Find the word "Sequence" in the data below and copy each line that holds it.

##### Dataset

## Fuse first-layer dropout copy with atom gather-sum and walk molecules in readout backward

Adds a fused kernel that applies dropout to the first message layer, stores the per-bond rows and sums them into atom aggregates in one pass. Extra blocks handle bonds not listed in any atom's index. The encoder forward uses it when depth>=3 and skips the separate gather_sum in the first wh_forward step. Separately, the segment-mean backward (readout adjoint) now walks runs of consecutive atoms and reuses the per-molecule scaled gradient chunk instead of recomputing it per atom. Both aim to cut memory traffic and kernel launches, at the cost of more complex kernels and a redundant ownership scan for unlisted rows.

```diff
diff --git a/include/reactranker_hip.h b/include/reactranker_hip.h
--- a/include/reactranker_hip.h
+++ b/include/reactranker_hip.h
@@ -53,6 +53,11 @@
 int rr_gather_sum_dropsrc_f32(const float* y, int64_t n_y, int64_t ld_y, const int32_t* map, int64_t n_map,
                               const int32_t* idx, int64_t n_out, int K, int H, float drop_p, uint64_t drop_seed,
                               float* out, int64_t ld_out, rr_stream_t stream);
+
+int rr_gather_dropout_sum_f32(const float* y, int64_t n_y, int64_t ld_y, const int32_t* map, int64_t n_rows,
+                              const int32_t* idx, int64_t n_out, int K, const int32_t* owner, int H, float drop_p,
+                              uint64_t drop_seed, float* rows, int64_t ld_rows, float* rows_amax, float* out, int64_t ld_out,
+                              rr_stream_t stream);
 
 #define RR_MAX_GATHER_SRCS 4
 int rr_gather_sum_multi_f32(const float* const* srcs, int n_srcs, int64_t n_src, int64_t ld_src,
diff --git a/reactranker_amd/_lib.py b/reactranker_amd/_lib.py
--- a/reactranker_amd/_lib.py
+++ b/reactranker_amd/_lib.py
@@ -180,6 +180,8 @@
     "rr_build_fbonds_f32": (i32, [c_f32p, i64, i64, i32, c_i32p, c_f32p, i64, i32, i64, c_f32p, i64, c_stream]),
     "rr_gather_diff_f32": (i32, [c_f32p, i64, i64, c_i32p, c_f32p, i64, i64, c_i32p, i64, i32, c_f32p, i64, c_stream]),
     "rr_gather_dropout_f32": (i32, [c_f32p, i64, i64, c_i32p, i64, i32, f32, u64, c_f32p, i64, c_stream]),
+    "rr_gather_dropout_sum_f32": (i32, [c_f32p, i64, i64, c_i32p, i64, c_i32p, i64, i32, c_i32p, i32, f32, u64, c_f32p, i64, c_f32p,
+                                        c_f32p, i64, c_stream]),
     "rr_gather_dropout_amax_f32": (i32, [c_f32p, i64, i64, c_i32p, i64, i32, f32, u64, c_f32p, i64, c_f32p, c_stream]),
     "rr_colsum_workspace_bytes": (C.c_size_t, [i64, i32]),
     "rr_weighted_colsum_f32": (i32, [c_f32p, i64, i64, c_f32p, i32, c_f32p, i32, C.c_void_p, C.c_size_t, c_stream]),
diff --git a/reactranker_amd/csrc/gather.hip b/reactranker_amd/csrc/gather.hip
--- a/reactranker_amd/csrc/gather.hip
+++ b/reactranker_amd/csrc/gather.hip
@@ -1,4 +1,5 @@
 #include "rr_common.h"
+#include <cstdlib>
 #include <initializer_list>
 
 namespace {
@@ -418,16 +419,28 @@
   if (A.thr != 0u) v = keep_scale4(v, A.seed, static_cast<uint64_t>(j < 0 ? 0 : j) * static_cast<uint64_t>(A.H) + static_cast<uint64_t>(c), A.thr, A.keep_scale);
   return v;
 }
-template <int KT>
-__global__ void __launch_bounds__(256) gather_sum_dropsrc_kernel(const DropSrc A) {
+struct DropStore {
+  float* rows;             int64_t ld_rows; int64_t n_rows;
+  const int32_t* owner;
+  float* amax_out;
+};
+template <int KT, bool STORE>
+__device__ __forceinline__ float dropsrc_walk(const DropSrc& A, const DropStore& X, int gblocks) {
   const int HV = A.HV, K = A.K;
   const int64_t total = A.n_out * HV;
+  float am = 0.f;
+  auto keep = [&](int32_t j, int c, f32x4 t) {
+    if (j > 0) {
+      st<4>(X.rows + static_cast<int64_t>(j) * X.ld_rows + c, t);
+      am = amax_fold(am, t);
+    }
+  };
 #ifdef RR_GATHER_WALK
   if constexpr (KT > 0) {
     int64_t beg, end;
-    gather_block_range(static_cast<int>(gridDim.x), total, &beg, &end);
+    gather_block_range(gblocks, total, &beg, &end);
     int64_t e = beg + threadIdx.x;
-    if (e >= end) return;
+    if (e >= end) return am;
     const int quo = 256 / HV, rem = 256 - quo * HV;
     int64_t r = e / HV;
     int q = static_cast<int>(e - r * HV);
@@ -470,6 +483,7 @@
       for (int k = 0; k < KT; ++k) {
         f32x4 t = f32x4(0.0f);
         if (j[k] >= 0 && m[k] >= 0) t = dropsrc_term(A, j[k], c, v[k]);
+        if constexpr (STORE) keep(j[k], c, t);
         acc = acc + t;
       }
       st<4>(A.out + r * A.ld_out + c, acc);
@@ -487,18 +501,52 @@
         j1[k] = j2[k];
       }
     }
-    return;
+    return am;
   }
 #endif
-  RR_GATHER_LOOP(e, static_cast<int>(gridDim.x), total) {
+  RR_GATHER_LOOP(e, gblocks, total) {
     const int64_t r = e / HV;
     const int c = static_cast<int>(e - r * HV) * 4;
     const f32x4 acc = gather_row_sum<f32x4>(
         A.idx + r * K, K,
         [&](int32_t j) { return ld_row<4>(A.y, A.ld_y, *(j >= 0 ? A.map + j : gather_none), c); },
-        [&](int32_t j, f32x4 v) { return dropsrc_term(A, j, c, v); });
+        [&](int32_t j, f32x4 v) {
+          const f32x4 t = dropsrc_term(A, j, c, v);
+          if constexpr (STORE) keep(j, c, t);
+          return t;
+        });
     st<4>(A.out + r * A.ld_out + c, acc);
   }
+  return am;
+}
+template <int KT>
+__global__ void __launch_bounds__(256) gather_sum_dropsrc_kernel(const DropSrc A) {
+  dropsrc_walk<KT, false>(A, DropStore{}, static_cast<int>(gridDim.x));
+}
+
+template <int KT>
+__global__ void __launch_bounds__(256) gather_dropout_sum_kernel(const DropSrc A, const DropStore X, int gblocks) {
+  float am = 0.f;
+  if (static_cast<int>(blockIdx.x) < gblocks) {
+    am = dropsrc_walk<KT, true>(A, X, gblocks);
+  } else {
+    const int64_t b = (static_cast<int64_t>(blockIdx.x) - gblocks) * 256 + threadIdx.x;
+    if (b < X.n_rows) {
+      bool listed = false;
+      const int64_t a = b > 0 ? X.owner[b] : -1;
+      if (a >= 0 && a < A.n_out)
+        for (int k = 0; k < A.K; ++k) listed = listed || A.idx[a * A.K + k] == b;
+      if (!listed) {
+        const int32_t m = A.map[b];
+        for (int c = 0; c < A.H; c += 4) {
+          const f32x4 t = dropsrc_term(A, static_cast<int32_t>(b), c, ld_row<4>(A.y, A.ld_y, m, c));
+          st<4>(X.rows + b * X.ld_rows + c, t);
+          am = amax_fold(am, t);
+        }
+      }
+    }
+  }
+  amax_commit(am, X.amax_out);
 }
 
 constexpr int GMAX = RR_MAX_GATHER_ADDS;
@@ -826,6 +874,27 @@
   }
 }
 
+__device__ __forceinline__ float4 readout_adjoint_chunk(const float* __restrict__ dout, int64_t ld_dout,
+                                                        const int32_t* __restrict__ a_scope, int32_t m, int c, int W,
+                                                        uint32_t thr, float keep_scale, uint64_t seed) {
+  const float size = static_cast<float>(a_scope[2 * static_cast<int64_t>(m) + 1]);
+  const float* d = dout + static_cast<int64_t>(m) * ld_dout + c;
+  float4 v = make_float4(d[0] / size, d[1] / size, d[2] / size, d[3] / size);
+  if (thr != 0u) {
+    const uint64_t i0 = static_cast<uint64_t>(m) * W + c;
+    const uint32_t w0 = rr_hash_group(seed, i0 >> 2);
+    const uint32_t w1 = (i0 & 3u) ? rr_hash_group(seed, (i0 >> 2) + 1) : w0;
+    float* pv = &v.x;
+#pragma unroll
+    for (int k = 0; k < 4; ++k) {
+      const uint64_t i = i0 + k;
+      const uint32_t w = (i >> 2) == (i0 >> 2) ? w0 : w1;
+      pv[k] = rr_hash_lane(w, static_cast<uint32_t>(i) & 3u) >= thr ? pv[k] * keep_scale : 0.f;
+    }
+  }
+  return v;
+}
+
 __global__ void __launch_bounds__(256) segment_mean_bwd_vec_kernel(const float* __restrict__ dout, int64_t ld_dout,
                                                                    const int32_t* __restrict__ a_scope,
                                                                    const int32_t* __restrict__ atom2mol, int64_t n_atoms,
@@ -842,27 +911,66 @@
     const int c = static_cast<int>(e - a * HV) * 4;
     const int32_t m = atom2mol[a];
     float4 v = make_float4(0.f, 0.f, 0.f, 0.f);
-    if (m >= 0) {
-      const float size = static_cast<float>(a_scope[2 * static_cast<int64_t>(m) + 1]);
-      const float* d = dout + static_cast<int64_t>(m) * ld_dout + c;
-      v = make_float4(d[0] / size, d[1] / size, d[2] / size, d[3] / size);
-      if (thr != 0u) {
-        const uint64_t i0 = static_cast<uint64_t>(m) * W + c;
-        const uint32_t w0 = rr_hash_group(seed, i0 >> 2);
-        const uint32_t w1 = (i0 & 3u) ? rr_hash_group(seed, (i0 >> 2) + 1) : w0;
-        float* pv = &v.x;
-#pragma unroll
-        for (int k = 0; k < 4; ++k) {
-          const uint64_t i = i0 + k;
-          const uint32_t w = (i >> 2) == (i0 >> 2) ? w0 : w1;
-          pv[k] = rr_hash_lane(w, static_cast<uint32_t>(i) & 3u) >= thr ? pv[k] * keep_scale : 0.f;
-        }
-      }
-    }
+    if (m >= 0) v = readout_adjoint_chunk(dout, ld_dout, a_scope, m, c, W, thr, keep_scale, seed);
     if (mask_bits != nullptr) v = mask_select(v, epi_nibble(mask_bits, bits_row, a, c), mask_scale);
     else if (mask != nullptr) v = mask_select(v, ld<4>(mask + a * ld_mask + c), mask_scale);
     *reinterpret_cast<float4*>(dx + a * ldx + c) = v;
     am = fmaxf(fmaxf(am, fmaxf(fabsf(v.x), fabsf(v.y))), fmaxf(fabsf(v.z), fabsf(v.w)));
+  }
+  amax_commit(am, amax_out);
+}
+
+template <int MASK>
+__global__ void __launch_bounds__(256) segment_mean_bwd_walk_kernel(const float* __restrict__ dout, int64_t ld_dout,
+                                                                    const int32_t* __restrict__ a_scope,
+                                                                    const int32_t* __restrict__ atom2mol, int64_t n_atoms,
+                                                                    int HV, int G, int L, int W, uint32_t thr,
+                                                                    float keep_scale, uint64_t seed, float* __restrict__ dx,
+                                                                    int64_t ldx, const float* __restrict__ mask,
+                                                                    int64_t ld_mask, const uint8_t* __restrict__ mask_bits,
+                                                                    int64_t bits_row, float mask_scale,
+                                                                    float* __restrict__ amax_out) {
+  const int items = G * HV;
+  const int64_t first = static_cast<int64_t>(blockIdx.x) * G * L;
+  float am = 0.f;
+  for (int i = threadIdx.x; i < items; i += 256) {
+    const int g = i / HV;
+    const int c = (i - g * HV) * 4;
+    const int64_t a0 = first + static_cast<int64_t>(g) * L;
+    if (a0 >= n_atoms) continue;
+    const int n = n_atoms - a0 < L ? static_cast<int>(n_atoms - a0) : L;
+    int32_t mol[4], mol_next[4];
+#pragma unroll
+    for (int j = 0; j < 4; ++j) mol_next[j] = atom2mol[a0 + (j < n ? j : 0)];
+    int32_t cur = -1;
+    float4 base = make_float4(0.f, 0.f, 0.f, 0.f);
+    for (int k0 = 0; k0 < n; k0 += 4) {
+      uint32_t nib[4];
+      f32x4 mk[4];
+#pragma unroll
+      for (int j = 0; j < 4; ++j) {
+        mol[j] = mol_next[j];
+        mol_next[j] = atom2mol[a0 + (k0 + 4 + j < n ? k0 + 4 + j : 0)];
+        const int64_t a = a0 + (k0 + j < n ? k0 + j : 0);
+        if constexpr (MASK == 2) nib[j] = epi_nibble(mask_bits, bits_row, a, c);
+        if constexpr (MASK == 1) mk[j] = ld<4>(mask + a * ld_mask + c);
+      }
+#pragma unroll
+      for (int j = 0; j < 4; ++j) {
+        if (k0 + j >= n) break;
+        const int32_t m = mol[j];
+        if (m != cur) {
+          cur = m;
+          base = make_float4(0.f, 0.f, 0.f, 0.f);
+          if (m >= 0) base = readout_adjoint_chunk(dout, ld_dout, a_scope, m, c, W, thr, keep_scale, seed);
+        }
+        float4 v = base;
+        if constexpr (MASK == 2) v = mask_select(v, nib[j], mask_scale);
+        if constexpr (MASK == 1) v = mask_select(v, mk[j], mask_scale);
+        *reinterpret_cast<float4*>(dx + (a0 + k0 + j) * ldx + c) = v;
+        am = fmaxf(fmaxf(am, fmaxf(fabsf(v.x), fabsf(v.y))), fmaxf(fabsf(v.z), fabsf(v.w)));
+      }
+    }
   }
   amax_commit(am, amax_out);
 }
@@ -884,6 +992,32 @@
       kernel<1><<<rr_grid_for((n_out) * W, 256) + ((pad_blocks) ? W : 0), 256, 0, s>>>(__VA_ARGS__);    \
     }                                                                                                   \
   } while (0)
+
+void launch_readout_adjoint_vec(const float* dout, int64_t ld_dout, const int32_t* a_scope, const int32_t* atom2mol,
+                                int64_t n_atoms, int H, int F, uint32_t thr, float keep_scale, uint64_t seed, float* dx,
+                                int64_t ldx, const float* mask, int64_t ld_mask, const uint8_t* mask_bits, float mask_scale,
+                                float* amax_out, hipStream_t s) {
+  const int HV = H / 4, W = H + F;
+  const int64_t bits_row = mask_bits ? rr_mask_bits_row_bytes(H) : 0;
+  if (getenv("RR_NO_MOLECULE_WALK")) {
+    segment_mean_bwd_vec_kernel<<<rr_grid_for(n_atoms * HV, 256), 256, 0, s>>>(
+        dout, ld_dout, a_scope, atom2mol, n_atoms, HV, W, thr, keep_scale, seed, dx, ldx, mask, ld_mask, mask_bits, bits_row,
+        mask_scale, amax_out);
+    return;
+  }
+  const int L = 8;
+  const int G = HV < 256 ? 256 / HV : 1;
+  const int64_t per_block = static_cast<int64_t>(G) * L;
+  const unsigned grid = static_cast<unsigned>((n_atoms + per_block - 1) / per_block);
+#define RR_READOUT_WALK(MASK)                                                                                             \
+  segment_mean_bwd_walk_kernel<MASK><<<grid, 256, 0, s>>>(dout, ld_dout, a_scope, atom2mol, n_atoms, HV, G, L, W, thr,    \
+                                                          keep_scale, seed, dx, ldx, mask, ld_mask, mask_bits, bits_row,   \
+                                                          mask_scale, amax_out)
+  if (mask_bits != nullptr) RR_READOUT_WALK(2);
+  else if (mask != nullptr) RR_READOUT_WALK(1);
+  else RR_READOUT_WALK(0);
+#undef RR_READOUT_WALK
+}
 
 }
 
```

##########
##### Dataset

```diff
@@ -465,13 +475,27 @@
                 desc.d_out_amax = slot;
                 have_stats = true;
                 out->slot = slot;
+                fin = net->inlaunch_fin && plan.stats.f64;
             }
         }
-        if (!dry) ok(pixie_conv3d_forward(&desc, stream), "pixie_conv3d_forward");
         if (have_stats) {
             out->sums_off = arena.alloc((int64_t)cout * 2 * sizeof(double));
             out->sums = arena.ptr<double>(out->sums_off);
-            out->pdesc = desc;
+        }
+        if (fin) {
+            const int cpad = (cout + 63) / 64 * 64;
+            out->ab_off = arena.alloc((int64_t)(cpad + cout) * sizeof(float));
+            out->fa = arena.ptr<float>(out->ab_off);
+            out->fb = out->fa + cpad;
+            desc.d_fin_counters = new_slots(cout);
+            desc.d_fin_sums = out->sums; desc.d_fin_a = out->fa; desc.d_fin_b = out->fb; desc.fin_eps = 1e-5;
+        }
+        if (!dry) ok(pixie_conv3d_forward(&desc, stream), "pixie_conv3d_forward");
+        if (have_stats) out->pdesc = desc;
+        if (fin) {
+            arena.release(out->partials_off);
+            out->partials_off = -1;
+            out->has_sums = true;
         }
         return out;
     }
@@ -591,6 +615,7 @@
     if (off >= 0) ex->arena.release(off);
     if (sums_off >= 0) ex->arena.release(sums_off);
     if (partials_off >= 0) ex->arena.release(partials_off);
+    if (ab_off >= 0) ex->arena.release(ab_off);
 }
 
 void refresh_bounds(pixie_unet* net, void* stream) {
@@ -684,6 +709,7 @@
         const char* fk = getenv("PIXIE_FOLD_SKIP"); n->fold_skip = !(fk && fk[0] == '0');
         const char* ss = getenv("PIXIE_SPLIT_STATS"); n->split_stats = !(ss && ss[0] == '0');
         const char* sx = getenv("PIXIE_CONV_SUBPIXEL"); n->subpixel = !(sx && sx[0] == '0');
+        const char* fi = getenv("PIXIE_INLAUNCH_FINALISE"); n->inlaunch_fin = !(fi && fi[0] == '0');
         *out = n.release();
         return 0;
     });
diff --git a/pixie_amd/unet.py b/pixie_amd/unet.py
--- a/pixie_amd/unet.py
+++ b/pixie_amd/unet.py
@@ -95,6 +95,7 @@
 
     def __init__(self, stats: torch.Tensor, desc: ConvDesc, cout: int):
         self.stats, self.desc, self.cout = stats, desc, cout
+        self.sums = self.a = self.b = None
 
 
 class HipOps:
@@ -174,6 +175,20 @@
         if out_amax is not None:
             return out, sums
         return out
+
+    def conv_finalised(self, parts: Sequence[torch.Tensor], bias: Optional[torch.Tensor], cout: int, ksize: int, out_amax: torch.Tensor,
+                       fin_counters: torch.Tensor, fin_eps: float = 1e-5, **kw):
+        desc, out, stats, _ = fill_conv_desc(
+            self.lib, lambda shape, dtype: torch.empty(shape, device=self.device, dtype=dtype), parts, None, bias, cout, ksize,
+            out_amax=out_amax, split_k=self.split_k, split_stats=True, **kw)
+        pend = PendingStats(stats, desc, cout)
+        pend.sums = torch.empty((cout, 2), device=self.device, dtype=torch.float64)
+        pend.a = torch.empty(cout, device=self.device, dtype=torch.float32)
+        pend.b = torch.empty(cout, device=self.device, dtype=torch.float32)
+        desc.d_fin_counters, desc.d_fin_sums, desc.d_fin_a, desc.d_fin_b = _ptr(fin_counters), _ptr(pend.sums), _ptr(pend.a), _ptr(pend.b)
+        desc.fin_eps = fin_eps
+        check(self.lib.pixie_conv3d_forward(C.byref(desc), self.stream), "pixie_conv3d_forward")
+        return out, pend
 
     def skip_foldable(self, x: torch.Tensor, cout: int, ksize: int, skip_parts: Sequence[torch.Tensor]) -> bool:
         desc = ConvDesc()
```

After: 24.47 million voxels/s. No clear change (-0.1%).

##########

## Response to the task
+    def conv_finalised(self, parts: Sequence[torch.Tensor], bias: Optional[torch.Tensor], cout: int, ksize: int, out_amax: torch.Tensor,
     def skip_foldable(self, x: torch.Tensor, cout: int, ksize: int, skip_parts: Sequence[torch.Tensor]) -> bool:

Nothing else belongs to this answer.